**Items from a data source:**
[Start of section]

# choyingw/SynergyNet

Hardware: AMD Instinct MI355X
Metric: faces/sec (120x120, 68-lmk + 53215-vert) (higher is better)
Workload: dtype f32 (fp16x2 split operands, fp32 accumulate)

## Files before the change

### synergynet_amd/csrc/fused_block_rm.hip

```cpp
#include "syn_internal.h"

#include <cstdlib>

namespace syn {

typedef float f32x4 __attribute__((ext_vector_type(4)));
typedef float f32x16 __attribute__((ext_vector_type(16)));
typedef unsigned u32x4 __attribute__((ext_vector_type(4)));
typedef _Float16 f16x8 __attribute__((ext_vector_type(8)));
typedef _Float16 f16x2 __attribute__((ext_vector_type(2)));

namespace {
constexpr int cdivr(int a, int b) { return (a + b - 1) / b; }

__device__ __forceinline__ void split2r(float x0, float x1, unsigned &a, unsigned &b) {
    a = __builtin_bit_cast(unsigned, __builtin_amdgcn_cvt_pkrtz(x0, x1));
    float r0, r1;
    asm("v_fma_mix_f32 %0, %1, -1.0, %2 op_sel_hi:[1,0,0]" : "=v"(r0) : "v"(a), "v"(x0));
    asm("v_fma_mix_f32 %0, %1, -1.0, %2 op_sel:[1,0,0] op_sel_hi:[1,0,0]" : "=v"(r1) : "v"(a), "v"(x1));
    b = __builtin_bit_cast(unsigned, __builtin_amdgcn_cvt_pkrtz(r0, r1));
}
__device__ __forceinline__ f32x16 mfma32r(u32x4 a, u32x4 b, f32x16 c) {
    return __builtin_amdgcn_mfma_f32_32x32x16_f16(__builtin_bit_cast(f16x8, a), __builtin_bit_cast(f16x8, b), c, 0, 0, 0);
}
__device__ __forceinline__ f32x16 mac3r(const u32x4 (&a)[2], const u32x4 (&b)[2], f32x16 c) {
// ... 14 lines not shown
struct RmCfg {
    static constexpr bool SVC2 = SVC2_;
    static constexpr int NSVW = SVC2_ ? 2 * U_ : U_;
    static constexpr int CIN = CIN_, HID = HID_, COUT = COUT_, H = H_, S = S_, NF = NF_, WPE = WPE_, U = U_;
    static constexpr bool RES = RES_;
    static constexpr bool LEAN = LEAN_;
    static constexpr int WREG = WREG_;
    static constexpr int KS = cdivr(CIN, 16);
    static constexpr int NG = cdivr(HID, 32);
    static constexpr int HIDP = NG * 32;
    static constexpr int NQ = COUT / 8;
    static constexpr int NB = S == 1 ? 1 : 2;
    static constexpr int HO = S == 2 ? H / 2 : H;
    static constexpr int NBD = NBD_, HB = HO / NBD;
    static constexpr int BSTEPS = S == 1 ? cdivr(HB + 2, 3) * 3 : 2 * (HB + 1);
    static_assert(HO % NBD == 0 && (NBD == 1 || !LEAN_), "bands: equal heights; not implemented for the one-slot (LEAN) sums");
    static_assert(!SVC2_ || NBD_ == 1, "two service waves per unit: implemented for the whole-face march");
    static constexpr int NW = NG, NCW = U * NG, NT = (NCW + NSVW) * 64;
    static constexpr int FR = NB * KS;
    static constexpr int XP_DW = FR * 2 * 256, PART_DW = NW * NQ * 256;
    static constexpr int PSLOTS = LEAN ? 1 : 2;
    static constexpr int UNIT_DW = 2 * XP_DW + PSLOTS * PART_DW;
    static constexpr int APL_DW = LEAN ? NG * 2 * 2 * 256 : 0;
    static constexpr int LDS_DW = U * UNIT_DW + 11 * HIDP + 32 + APL_DW;
    static_assert(COUT % 8 == 0 && COUT <= 32, "project tile");
    static_assert(S == 1 || H % 2 == 0, "stride-2 blocks have even input sizes");
    static_assert(S == 1 ? (NF == 1 ? H + 2 <= 32 : 2 * H + 2 <= 32) : (NF == 1 ? H / 2 + 1 <= 32 : H / 2 + 1 <= 16), "one image row per 32-lane block");
    static_assert(!RES || (S == 1 && CIN == COUT), "residual only on stride-1 same-width blocks");
    static_assert(!LEAN || S == 1, "LEAN is implemented for the stride-1 march");
    static_assert(WREG == 0 || (S == 1 && WREG <= 4), "the register-held filter is implemented for the stride-1 march");
    static_assert(S == 2 || H % 3 == 0, "row ring unrolled by 3");
    static_assert(NT <= 1024 && LDS_DW * 4 <= 160 * 1024, "workgroup size / LDS budget");
};

#define SYNR_LAP(i) do { if (PROF) { tn = __builtin_amdgcn_s_memtime(); pt_[i] += tn - tk; tk = tn; } } while (0)
#define SYNR_BARRIER() do { if (PROF) { const unsigned long long tb_ = __builtin_amdgcn_s_memtime(); busy_ += tb_ - tw_; __syncthreads(); tw_ = __builtin_amdgcn_s_memtime(); } else __syncthreads(); } while (0)

template <class C, bool PROF>
__device__ __forceinline__ void rm_block(unsigned *smem, const float *__restrict__ X, const unsigned *__restrict__ Ae3 ,
                           const unsigned *__restrict__ Ap3 , const float *__restrict__ e_shift,
                           const float *__restrict__ Wd , const float *__restrict__ d_shift,
                           const float *__restrict__ p_shift, float *__restrict__ Y, int B, int ub_begin, int ub_end, int ub_step ,
                           const float *__restrict__ scl_e , const float *__restrict__ scl_p,
                           unsigned long long *prof) {
    unsigned long long pt_[7] = {0, 0, 0, 0, 0, 0, 0}, tk = PROF ? __builtin_amdgcn_s_memtime() : 0ull, tn = 0, nsteps = 0;
    const unsigned long long t_begin = tk;
    unsigned long long busy_ = 0, tw_ = tk;
    constexpr int H = C::H, HO = C::HO, NW = C::NW, NT = C::NT;
    const int tid = threadIdx.x, lane = tid & 63;
    const int wave_wg = __builtin_amdgcn_readfirstlane(tid >> 6);
    const bool service = wave_wg >= C::NCW;
    const int uw = service ? (wave_wg - C::NCW) % C::U : wave_wg / NW;
    const bool svc_in = !C::SVC2 || wave_wg - C::NCW < C::U, svc_out = !C::SVC2 || wave_wg - C::NCW >= C::U;
    const int wave = service ? 0 : wave_wg % NW;
    unsigned *Xp = smem + uw * C::UNIT_DW;
    float *Part = reinterpret_cast<float *>(Xp + 2 * C::XP_DW);
    float *Filt = reinterpret_cast<float *>(smem + C::U * C::UNIT_DW);
    float *Esh = Filt + 10 * C::HIDP, *Psh = Esh + C::HIDP;
    unsigned *ApL = reinterpret_cast<unsigned *>(Psh + 32);
    constexpr int DSH = 9 * C::HIDP;
    const int j = lane & 31, h = lane >> 5;
    const int cb = wave * 32 + 4 * h;
    const int nq_live = (C::HID % 32 == 16 && wave == NW - 1) ? 2 : 4;

    int ia, icol[C::NB], oa, ocol;
    if (C::S == 1 && C::NF == 2) {
        ia = j > C::H; icol[0] = (j == 0 || j == C::H + 1) ? -1 : j - 1 - (C::H + 1) * ia; oa = ia; ocol = icol[0];
    } else if (C::S == 1) { ia = 0; icol[0] = j - 1; oa = 0; ocol = j - 1; }
    else if (C::NF == 1) { ia = 0; icol[0] = 2 * j - 1; icol[C::NB - 1] = 2 * j; oa = 0; ocol = j; }
    else { ia = j >> 4; icol[0] = 2 * (j & 15) - 1; icol[C::NB - 1] = 2 * (j & 15); oa = j >> 4; ocol = j & 15; }
    u32x4 ae[C::KS][2], ap[2][2];
    unsigned early_sink = 0;
    if (!service) {
#pragma unroll
        for (int s = 0; s < C::KS; ++s)
#pragma unroll
            for (int p = 0; p < 2; ++p) ae[s][p] = *(const u32x4 *)(Ae3 + ((size_t)(wave * C::KS + s) * 2 + p) * 256 + lane * 4);
        if (!C::LEAN)
#pragma unroll
            for (int s = 0; s < 2; ++s)
#pragma unroll
                for (int p = 0; p < 2; ++p) ap[s][p] = *(const u32x4 *)(Ap3 + ((size_t)(wave * 2 + s) * 2 + p) * 256 + lane * 4);
    } else if (svc_in && ub_begin < ub_end) {
        const int unit = ub_begin + uw, fu = C::NBD > 1 ? unit / C::NBD : unit, r0 = C::NBD > 1 ? (unit - fu * C::NBD) * C::HB : 0;
        const int f_in = fu * C::NF + ia, y0 = C::NBD > 1 ? (C::S == 1 ? r0 - 1 : 2 * (r0 - 1)) : 0;
#pragma unroll
        for (int b = 0; b < C::NB; ++b)
#pragma unroll
            for (int yy = 0; yy < 2; ++yy) {
                const int y = y0 + yy;
                if ((unsigned)icol[b] < (unsigned)H && f_in < B && (unsigned)y < (unsigned)H) {
                    const float *src = X + ((size_t)(f_in * H + y) * H + icol[b]) * C::CIN + 8 * h;
                    asm volatile("global_load_dword %0, %1, off" : "+v"(early_sink) : "v"(src) : "memory");
                }
            }
    }
    const float Se = scl_e[0], c6e = scl_e[1] * (1.0f / 6.0f), inv_sp = scl_p[1] * 6.0f;
    for (int i = tid; i < 9 * C::HIDP; i += NT) { const int c = i % C::HIDP; Filt[i] = c < C::HID ? Wd[(i / C::HIDP) * C::HID + c] : 0.f; }
    for (int i = tid; i < C::HIDP; i += NT) { Filt[DSH + i] = i < C::HID ? d_shift[i] * (1.0f / 6.0f) : 0.f; Esh[i] = i < C::HID ? e_shift[i] * Se : 0.f; }
    if (tid < 32) Psh[tid] = tid < C::COUT ? p_shift[tid] : 0.f;
    if (C::LEAN)
        for (int i = tid; i < C::APL_DW / 4; i += NT) *(u32x4 *)&ApL[4 * i] = *(const u32x4 *)&Ap3[4 * i];

    __syncthreads();
    l2_touch_done(early_sink);

    if (service) {
        __builtin_amdgcn_s_setprio(3);
        for (int ub = ub_begin; ub < ub_end; ub += ub_step) {
            const int unit = ub + uw;
            const int fu = C::NBD > 1 ? unit / C::NBD : unit, r0 = C::NBD > 1 ? (unit - fu * C::NBD) * C::HB : 0;
            const int f_in = fu * C::NF + ia, f_out = fu * C::NF + oa;
            const bool out_ok = (unsigned)ocol < (unsigned)HO && f_out < B;
            f32x4 xr[C::FR][2];
            auto load_row = [&](int y) {
#pragma unroll
                for (int fr = 0; fr < C::FR; ++fr) {
                    const int b = fr / C::KS, sk = fr % C::KS, c0 = 16 * sk + 8 * h;
                    xr[fr][0] = (f32x4){0.f, 0.f, 0.f, 0.f}; xr[fr][1] = xr[fr][0];
                    if (c0 + 8 <= C::CIN && (unsigned)icol[b] < (unsigned)H && f_in < B && (C::NBD == 1 || (unsigned)y < (unsigned)H)) {
                        const float *src = X + ((size_t)(f_in * H + y) * H + icol[b]) * C::CIN + c0;
                        xr[fr][0] = *(const f32x4 *)src; xr[fr][1] = *(const f32x4 *)(src + 4);
                    }
                }
            };
            auto store_row = [&](int slot) {
#pragma unroll
                for (int fr = 0; fr < C::FR; ++fr) {
                    u32x4 pc[2];
#pragma unroll
                    for (int t = 0; t < 2; ++t) {
                        unsigned a0, b0, a1, b1;
                        split2r(xr[fr][t][0], xr[fr][t][1], a0, b0);
                        split2r(xr[fr][t][2], xr[fr][t][3], a1, b1);
                        pc[0][2 * t] = a0; pc[0][2 * t + 1] = a1; pc[1][2 * t] = b0; pc[1][2 * t + 1] = b1;
                    }
                    unsigned *dst = Xp + (size_t)slot * C::XP_DW + fr * 512 + lane * 4;
#pragma unroll
                    for (int p = 0; p < 2; ++p) *(u32x4 *)(dst + p * 256) = pc[p];
                }
            };
            f32x4 res[C::RES ? C::NQ : 1];
            auto load_res = [&](int yo) {
                if (C::RES) {
#pragma unroll
                    for (int q = 0; q < C::NQ; ++q) {
                        res[q] = (f32x4){0.f, 0.f, 0.f, 0.f};
                        if (out_ok && yo >= 0 && yo < HO) res[q] = *(const f32x4 *)(X + ((size_t)(f_out * H + yo) * H + ocol) * C::CIN + 8 * q + 4 * h);
// ... 14 lines not shown
            };
            if (C::NBD > 1) {
                constexpr int NS = C::BSTEPS, HB = C::HB;
                const int gy0 = C::S == 1 ? r0 - 1 : 2 * (r0 - 1);
                load_row(gy0);
                store_row(0);
                load_row(gy0 + 1);
                SYNR_BARRIER();
                for (int k = 0; k < NS; ++k) {
                    if (C::S == 1) {
                        if (k >= 3 && k < HB + 3) reduce_row(r0 + k - 3, (k - 1) & 1);
                        if (k >= 2) load_res(r0 + k - 2);
                    } else {
                        if (!(k & 1) && k >= 4) reduce_row(r0 + (k >> 1) - 2, ((k >> 1) - 1) & 1);
                    }
                    if (k + 1 < NS) store_row((k + 1) & 1);
                    if (k + 2 < NS) load_row(gy0 + k + 2);
                    SYNR_BARRIER();
                }
                if (C::S == 2) reduce_row(r0 + HB - 1, HB & 1);
                else if (NS == HB + 2) reduce_row(r0 + HB - 1, (NS - 1) & 1);
                continue;
            }
            if (svc_in) { load_row(0); store_row(0); load_row(1); }
            SYNR_BARRIER();
            if (C::S == 1) {
                if (svc_out) load_res(0);
                constexpr int PM = C::PSLOTS - 1;
                for (int y = 0; y < H; ++y) {
                    if (svc_out && y >= 2) reduce_row(y - 2, y & PM);
                    if (C::LEAN) SYNR_BARRIER();
                    if (svc_out) load_res(y - 1);
                    if (svc_in && y + 1 < H) store_row((y + 1) & 1);
                    if (svc_in && y + 2 < H) load_row(y + 2);
                    SYNR_BARRIER();
                }
                if (svc_out) reduce_row(H - 2, (H - 2) & PM);
                if (C::LEAN) SYNR_BARRIER();
                if (svc_out) load_res(H - 1);
                SYNR_BARRIER();
                if (svc_out) reduce_row(H - 1, (H - 1) & PM);
            } else {
                for (int y = 0; y < H; ++y) {
                    if (svc_out && !(y & 1) && y >= 2) reduce_row((y >> 1) - 1, ((y >> 1) - 1) & 1);
                    if (svc_in && y + 1 < H) store_row((y + 1) & 1);
                    if (svc_in && y + 2 < H) load_row(y + 2);
                    SYNR_BARRIER();
                }
                if (svc_out) reduce_row(HO - 1, (HO - 1) & 1);
            }
        }
        if (PROF && lane == 0) atomicAdd(&prof[8 + wave_wg], busy_);
        return;
    }

    f32x4 wreg[C::WREG > 0 ? C::WREG : 1][9], wbase[C::WREG > 0 ? C::WREG : 1];
#pragma unroll
    for (int q = 0; q < C::WREG; ++q) {
#pragma unroll
        for (int k = 0; k < 9; ++k) wreg[q][k] = *(const f32x4 *)(Filt + cb + 8 * q + k * C::HIDP);
        wbase[q] = *(const f32x4 *)(Filt + cb + 8 * q + DSH);
    }
    for (int ub = ub_begin; ub < ub_end; ub += ub_step) {
        const int unit = ub + uw;
        const int fu = C::NBD > 1 ? unit / C::NBD : unit, r0 = C::NBD > 1 ? (unit - fu * C::NBD) * C::HB : 0;
        const int f_in = fu * C::NF + ia;
        float ehi[C::NB];
        float ehs[C::NB];
#pragma unroll
        for (int b = 0; b < C::NB; ++b) ehs[b] = ehi[b] = ((unsigned)icol[b] < (unsigned)H && f_in < B) ? c6e : 0.0f;
        auto row_ceiling = [&](int gy) {
#pragma unroll
            for (int b = 0; b < C::NB; ++b) ehs[b] = (unsigned)gy < (unsigned)H ? ehi[b] : 0.0f;
        };

        auto expand = [&](int slot, int b, f32x16 &e, int cbo) {
#pragma unroll
            for (int q = 0; q < 4; ++q) {
                const f32x4 sh = *(const f32x4 *)&Esh[cbo + 8 * q];
#pragma unroll
                for (int t = 0; t < 4; ++t) e[4 * q + t] = sh[t];
            }
#pragma unroll
            for (int s = 0; s < C::KS; ++s) {
                u32x4 xb[2];
                const unsigned *src = Xp + (size_t)slot * C::XP_DW + (b * C::KS + s) * 512 + lane * 4;
#pragma unroll
                for (int p = 0; p < 2; ++p) xb[p] = *(const u32x4 *)(src + p * 256);
                e = mac3r(ae[s], xb, e);
// ... 55 lines not shown
            for (int t = 0; t < 4; ++t) asm volatile("" : "+v"(d[4 * q + t]));
        };
        auto taps2 = [&](f32x16 &d, int q, const float *wq, int ta, int tb, const f32x4 &c4, const f32x4 &r4, bool init) {
            const f32x4 wa = *(const f32x4 *)(wq + ta * C::HIDP), wb = *(const f32x4 *)(wq + tb * C::HIDP);
            f32x4 base;
            if (init) base = *(const f32x4 *)(wq + DSH);
#pragma unroll
            for (int t = 0; t < 4; ++t) d[4 * q + t] = __builtin_fmaf(r4[t], wb[t], __builtin_fmaf(c4[t], wa[t], init ? base[t] : d[4 * q + t]));
#pragma unroll
            for (int t = 0; t < 4; ++t) asm volatile("" : "+v"(d[4 * q + t]));
        };
        auto taps1 = [&](f32x16 &d, int q, const float *wq, int ta, const f32x16 &e, bool last = false) {
            const f32x4 wa = *(const f32x4 *)(wq + ta * C::HIDP);
#pragma unroll
            for (int t = 0; t < 4; ++t) {
                const float v = __builtin_fmaf(e[4 * q + t], wa[t], d[4 * q + t]);
                d[4 * q + t] = last ? __builtin_amdgcn_fmed3f(v, 0.0f, 1.0f) : v;
            }
#pragma unroll
            for (int t = 0; t < 4; ++t) asm volatile("" : "+v"(d[4 * q + t]));
        };
        auto opaque_cb = [&]() { int c = cb; asm volatile("" : "+v"(c)); return c; };

        SYNR_BARRIER();

        if (C::S == 1) {
            f32x16 d0, d1, d2;
            {
                const int cbo = opaque_cb();
#pragma unroll
                for (int q = 0; q < 4; ++q) {
                    const f32x4 sh = *(const f32x4 *)(Filt + cbo + 8 * q + DSH);
#pragma unroll
                    for (int t = 0; t < 4; ++t) { d0[4 * q + t] = sh[t]; d1[4 * q + t] = 0.f; d2[4 * q + t] = 0.f; }
                }
            }
            auto step = [&](int xslot, bool fin, int pslot, f32x16 &dm, f32x16 &dc, f32x16 &dn) {
                SYNR_LAP(5);
                const int cbo = opaque_cb();
                f32x16 e;
                expand(xslot, 0, e, cbo);
                SYNR_LAP(1);
#pragma unroll
                for (int q = 0; q < 4; ++q) {
                    if (q >= nq_live) break;
                    f32x4 c4, l4, r4;
#pragma unroll
// ... 13 lines not shown
                SYNR_LAP(3);
                if (C::LEAN) SYNR_BARRIER();
                if (fin) finalize(dm, pslot);
                SYNR_LAP(4);
                SYNR_BARRIER();
                nsteps += 1;
            };
            if (C::NBD > 1) {
                auto bstep = [&](int k, f32x16 &dm, f32x16 &dc, f32x16 &dn) {
                    row_ceiling(r0 - 1 + k);
                    step(k & 1, k >= 2 && k < C::HB + 2, k & 1, dm, dc, dn);
                };
                for (int k = 0; k < C::BSTEPS; k += 3) {
                    bstep(k, d2, d0, d1);
                    bstep(k + 1, d0, d1, d2);
                    bstep(k + 2, d1, d2, d0);
                }
            } else {
                for (int y = 0; y < H; y += 3) {
                    step(y & 1, y >= 1, (y - 1) & (C::PSLOTS - 1), d2, d0, d1);
                    step((y + 1) & 1, true, y & (C::PSLOTS - 1), d0, d1, d2);
                    step((y + 2) & 1, true, (y + 1) & (C::PSLOTS - 1), d1, d2, d0);
                }
                if (C::LEAN) SYNR_BARRIER();
                finalize(d2, (H - 1) & (C::PSLOTS - 1), true);
                SYNR_BARRIER();
            }
        } else {
            f32x16 dcur, dnext;
            {
                const int cbo = opaque_cb();
#pragma unroll
                for (int q = 0; q < 4; ++q) {
                    const f32x4 sh = *(const f32x4 *)(Filt + cbo + 8 * q + DSH);
#pragma unroll
                    for (int t = 0; t < 4; ++t) { dcur[4 * q + t] = sh[t]; dnext[4 * q + t] = 0.f; }
                }
            }
            const int np = C::NBD > 1 ? C::HB + 1 : HO, p0 = C::NBD > 1 ? r0 - 1 : 0;
            for (int lp = 0; lp < np; ++lp) {
                const int yo = p0 + lp;
                {
                    if (C::NBD > 1) row_ceiling(2 * yo);
                    SYNR_LAP(5);
                    const int cbo = opaque_cb();
                    f32x16 e;
                    expand(0, 0, e, cbo);
#pragma unroll
// ... 29 lines not shown
#pragma unroll
                        for (int t = 0; t < 4; ++t) { c4[t] = e[4 * q + t]; r4[t] = from_right(c4[t]); }
                        taps2(dcur, q, Filt + cbo + 8 * q, 6, 8, c4, r4, false);
                        taps2(dnext, q, Filt + cbo + 8 * q, 0, 2, c4, r4, true);
                        __builtin_amdgcn_sched_barrier(0);
                    }
                    expand(1, 1, e, cbo);
#pragma unroll
                    for (int q = 0; q < 4; ++q) {
                        if (q >= nq_live) break;
                        taps1(dcur, q, Filt + cbo + 8 * q, 7, e, true);
                        taps1(dnext, q, Filt + cbo + 8 * q, 1, e);
                        __builtin_amdgcn_sched_barrier(0);
                    }
                    SYNR_LAP(3);
                    if (C::NBD == 1 || lp >= 1) finalize(dcur, lp & 1);
                    SYNR_LAP(4);
                    dcur = dnext;
                    SYNR_BARRIER();
                    nsteps += 1;
                }
            }
        }
    }
    if (PROF && lane == 0) atomicAdd(&prof[8 + wave_wg], busy_);
    if (PROF && tid == 0) {
        pt_[6] = __builtin_amdgcn_s_memtime() - t_begin;
        for (int i = 0; i < 7; ++i) atomicAdd(&prof[i], pt_[i]);
        atomicAdd(&prof[7], nsteps);
    }
}
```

[End of section]

Using the data above, work out how many lines include the word "expand" and give only that number.

4